Please return all lines of the data below containing the string "memory".

Extracted records:
BEGIN
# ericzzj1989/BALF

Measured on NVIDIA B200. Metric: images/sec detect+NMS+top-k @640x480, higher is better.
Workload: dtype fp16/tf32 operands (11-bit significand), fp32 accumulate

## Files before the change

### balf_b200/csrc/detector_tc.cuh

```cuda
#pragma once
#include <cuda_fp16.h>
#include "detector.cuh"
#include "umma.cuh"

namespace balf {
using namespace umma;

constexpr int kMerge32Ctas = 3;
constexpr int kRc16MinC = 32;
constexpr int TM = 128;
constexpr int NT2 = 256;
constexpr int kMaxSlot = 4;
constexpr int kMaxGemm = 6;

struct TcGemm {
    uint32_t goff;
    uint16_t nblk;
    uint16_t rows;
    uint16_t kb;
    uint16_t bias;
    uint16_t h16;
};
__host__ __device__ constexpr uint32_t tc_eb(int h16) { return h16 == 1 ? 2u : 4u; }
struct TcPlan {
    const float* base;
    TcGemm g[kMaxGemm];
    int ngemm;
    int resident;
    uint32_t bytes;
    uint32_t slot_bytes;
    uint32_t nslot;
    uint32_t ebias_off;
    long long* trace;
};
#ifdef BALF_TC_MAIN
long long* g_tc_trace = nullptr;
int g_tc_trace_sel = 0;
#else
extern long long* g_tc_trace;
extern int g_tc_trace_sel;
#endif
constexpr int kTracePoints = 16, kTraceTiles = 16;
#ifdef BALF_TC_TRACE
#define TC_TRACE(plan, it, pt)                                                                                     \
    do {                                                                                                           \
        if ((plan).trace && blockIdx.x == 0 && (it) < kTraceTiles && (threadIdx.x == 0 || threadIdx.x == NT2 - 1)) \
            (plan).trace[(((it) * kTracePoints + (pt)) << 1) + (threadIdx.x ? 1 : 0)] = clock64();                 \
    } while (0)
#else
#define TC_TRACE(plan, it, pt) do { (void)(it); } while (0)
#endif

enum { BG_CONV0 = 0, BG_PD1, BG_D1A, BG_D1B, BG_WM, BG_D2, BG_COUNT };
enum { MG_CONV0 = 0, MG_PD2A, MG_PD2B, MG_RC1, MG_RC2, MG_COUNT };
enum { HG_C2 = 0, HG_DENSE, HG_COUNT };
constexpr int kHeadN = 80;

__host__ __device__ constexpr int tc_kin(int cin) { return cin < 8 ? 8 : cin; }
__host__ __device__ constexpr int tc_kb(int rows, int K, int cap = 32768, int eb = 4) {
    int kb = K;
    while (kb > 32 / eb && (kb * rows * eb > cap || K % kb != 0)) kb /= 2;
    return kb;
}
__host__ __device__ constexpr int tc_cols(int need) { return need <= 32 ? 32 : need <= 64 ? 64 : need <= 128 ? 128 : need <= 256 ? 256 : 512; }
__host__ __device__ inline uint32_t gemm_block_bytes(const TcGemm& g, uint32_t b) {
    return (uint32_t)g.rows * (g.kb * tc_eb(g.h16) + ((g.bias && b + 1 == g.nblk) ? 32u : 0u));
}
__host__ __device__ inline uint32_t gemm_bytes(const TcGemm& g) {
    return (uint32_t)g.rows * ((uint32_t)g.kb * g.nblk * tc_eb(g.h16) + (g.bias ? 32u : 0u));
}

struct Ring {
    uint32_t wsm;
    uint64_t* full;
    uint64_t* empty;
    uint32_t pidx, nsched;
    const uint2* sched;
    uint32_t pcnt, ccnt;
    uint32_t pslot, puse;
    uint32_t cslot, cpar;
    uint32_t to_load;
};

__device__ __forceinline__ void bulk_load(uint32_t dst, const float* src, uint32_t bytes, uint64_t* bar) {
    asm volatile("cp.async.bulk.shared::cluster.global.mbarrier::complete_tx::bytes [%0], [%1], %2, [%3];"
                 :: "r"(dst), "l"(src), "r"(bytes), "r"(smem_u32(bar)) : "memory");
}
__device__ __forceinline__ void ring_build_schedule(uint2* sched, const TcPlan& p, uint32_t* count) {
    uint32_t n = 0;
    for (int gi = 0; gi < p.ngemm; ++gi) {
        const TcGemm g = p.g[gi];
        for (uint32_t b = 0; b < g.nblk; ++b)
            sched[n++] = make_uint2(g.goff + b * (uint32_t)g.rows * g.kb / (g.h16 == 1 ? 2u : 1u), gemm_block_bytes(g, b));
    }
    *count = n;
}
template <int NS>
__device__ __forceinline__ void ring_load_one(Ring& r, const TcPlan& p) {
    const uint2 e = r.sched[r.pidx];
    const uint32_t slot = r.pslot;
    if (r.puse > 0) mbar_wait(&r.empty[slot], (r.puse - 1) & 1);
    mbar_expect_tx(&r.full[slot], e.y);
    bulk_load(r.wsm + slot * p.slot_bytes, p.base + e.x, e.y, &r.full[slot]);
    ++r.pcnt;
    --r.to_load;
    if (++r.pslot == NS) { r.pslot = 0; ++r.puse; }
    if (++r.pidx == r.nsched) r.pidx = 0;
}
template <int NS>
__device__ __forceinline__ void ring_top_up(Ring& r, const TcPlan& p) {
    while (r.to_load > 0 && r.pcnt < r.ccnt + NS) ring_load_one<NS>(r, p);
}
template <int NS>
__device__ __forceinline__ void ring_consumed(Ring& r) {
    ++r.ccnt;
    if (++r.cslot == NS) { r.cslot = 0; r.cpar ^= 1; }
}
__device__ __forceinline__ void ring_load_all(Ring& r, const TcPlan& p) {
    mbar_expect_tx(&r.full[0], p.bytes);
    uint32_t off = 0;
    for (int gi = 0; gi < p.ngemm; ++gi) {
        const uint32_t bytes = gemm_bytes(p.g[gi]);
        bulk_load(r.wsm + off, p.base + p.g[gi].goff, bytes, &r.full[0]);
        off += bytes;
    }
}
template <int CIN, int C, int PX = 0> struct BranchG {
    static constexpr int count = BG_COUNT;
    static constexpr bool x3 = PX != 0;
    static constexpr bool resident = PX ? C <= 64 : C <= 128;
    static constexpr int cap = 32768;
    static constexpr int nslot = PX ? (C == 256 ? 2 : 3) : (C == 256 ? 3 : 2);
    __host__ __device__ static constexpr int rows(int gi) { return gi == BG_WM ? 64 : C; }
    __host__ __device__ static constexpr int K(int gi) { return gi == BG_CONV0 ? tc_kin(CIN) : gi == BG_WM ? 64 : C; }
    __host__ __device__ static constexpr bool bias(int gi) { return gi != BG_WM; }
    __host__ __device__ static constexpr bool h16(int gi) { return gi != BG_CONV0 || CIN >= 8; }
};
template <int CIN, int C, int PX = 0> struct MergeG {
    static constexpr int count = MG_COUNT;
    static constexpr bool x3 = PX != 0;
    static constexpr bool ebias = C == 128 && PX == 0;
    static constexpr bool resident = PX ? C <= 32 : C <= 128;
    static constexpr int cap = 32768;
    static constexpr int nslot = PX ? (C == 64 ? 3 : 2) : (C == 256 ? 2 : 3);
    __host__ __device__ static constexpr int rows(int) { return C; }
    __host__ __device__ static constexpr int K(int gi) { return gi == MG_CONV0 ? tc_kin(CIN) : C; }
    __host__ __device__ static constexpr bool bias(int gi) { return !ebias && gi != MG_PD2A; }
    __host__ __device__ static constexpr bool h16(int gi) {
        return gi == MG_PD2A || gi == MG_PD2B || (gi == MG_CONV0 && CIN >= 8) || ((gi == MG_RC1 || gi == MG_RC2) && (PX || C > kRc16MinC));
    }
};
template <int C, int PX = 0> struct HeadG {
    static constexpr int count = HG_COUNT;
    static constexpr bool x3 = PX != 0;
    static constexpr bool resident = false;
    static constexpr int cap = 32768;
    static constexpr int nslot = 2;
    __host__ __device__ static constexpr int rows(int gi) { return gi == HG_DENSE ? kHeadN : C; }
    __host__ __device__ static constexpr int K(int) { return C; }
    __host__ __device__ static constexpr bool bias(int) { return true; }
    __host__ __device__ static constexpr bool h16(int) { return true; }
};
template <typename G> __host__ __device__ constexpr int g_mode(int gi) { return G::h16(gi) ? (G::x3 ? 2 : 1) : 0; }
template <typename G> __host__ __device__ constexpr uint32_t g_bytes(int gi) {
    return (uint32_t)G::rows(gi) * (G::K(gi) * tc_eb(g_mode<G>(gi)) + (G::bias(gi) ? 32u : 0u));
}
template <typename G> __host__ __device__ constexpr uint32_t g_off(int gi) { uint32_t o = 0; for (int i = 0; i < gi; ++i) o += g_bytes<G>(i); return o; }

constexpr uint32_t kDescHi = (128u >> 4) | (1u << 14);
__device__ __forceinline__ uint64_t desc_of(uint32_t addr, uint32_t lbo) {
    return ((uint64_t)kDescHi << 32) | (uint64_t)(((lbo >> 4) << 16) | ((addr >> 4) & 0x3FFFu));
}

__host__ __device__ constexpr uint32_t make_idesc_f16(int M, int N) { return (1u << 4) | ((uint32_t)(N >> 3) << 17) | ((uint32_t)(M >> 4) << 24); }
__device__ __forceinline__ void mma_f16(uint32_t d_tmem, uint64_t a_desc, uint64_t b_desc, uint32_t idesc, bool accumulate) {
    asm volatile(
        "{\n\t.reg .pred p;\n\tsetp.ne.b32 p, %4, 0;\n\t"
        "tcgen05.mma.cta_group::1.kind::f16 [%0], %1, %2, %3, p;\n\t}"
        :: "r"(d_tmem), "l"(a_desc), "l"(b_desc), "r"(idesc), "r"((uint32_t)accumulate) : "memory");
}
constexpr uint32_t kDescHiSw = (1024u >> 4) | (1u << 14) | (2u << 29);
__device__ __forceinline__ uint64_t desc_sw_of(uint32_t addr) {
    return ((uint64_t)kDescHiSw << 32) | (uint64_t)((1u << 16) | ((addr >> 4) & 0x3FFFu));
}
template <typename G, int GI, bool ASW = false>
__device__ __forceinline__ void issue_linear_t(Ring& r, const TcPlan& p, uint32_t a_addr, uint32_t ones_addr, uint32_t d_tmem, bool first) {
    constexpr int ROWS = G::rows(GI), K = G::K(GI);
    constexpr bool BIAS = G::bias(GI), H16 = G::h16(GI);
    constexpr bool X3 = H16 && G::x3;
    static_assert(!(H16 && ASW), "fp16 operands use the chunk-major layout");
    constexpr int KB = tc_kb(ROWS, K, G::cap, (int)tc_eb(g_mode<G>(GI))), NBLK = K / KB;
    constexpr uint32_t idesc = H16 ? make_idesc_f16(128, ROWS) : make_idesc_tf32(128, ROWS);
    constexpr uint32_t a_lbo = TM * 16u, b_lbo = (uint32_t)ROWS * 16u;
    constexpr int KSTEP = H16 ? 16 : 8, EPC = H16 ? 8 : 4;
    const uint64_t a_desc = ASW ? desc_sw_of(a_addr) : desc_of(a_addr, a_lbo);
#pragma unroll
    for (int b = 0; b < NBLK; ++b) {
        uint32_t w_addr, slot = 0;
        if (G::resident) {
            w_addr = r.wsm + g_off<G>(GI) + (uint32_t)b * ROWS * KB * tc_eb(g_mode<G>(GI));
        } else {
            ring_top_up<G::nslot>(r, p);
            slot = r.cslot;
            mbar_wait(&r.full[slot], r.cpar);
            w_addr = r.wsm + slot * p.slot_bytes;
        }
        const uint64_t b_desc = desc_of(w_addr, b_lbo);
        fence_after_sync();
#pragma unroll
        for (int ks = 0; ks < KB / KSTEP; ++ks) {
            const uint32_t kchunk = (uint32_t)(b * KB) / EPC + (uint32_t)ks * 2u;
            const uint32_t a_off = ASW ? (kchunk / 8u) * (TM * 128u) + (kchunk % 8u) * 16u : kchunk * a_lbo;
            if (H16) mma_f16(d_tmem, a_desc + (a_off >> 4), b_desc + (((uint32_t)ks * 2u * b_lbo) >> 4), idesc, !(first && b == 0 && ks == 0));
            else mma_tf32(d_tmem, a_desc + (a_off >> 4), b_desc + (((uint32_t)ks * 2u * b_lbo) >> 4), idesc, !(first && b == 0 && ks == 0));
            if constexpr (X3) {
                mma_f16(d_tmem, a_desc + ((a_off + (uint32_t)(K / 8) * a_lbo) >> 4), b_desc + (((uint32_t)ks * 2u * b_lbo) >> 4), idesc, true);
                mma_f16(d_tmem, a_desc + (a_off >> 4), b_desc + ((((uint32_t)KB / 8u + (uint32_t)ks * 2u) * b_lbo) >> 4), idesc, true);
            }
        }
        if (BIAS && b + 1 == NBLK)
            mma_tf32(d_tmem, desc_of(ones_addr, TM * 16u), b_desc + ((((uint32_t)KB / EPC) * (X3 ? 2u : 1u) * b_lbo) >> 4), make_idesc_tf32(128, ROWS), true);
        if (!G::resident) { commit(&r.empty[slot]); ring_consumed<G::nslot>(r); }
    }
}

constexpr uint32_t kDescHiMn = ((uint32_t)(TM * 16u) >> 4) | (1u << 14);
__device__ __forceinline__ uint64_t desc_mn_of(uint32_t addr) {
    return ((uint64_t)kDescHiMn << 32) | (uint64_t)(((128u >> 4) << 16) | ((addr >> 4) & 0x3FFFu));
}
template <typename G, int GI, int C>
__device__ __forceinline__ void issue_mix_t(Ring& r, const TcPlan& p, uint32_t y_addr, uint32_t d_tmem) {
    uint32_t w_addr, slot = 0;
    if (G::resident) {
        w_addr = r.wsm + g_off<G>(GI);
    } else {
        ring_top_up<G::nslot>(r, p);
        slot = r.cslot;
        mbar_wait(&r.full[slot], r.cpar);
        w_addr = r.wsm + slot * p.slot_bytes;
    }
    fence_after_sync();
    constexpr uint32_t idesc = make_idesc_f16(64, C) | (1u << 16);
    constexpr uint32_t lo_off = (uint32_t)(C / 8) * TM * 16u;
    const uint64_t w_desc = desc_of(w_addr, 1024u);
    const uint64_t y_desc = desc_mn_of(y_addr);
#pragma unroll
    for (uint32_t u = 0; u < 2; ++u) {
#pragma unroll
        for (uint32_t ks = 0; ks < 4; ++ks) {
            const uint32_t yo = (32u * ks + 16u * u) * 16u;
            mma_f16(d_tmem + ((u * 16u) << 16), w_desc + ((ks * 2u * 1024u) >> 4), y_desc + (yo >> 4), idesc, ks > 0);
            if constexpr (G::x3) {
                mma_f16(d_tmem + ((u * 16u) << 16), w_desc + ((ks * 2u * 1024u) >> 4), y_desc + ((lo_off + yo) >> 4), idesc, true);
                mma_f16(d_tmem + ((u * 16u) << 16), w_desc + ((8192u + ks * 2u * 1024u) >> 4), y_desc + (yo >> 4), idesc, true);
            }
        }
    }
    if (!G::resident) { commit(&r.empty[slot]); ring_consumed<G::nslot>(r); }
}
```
END
Written response:
                 :: "r"(dst), "l"(src), "r"(bytes), "r"(smem_u32(bar)) : "memory");
        :: "r"(d_tmem), "l"(a_desc), "l"(b_desc), "r"(idesc), "r"((uint32_t)accumulate) : "memory");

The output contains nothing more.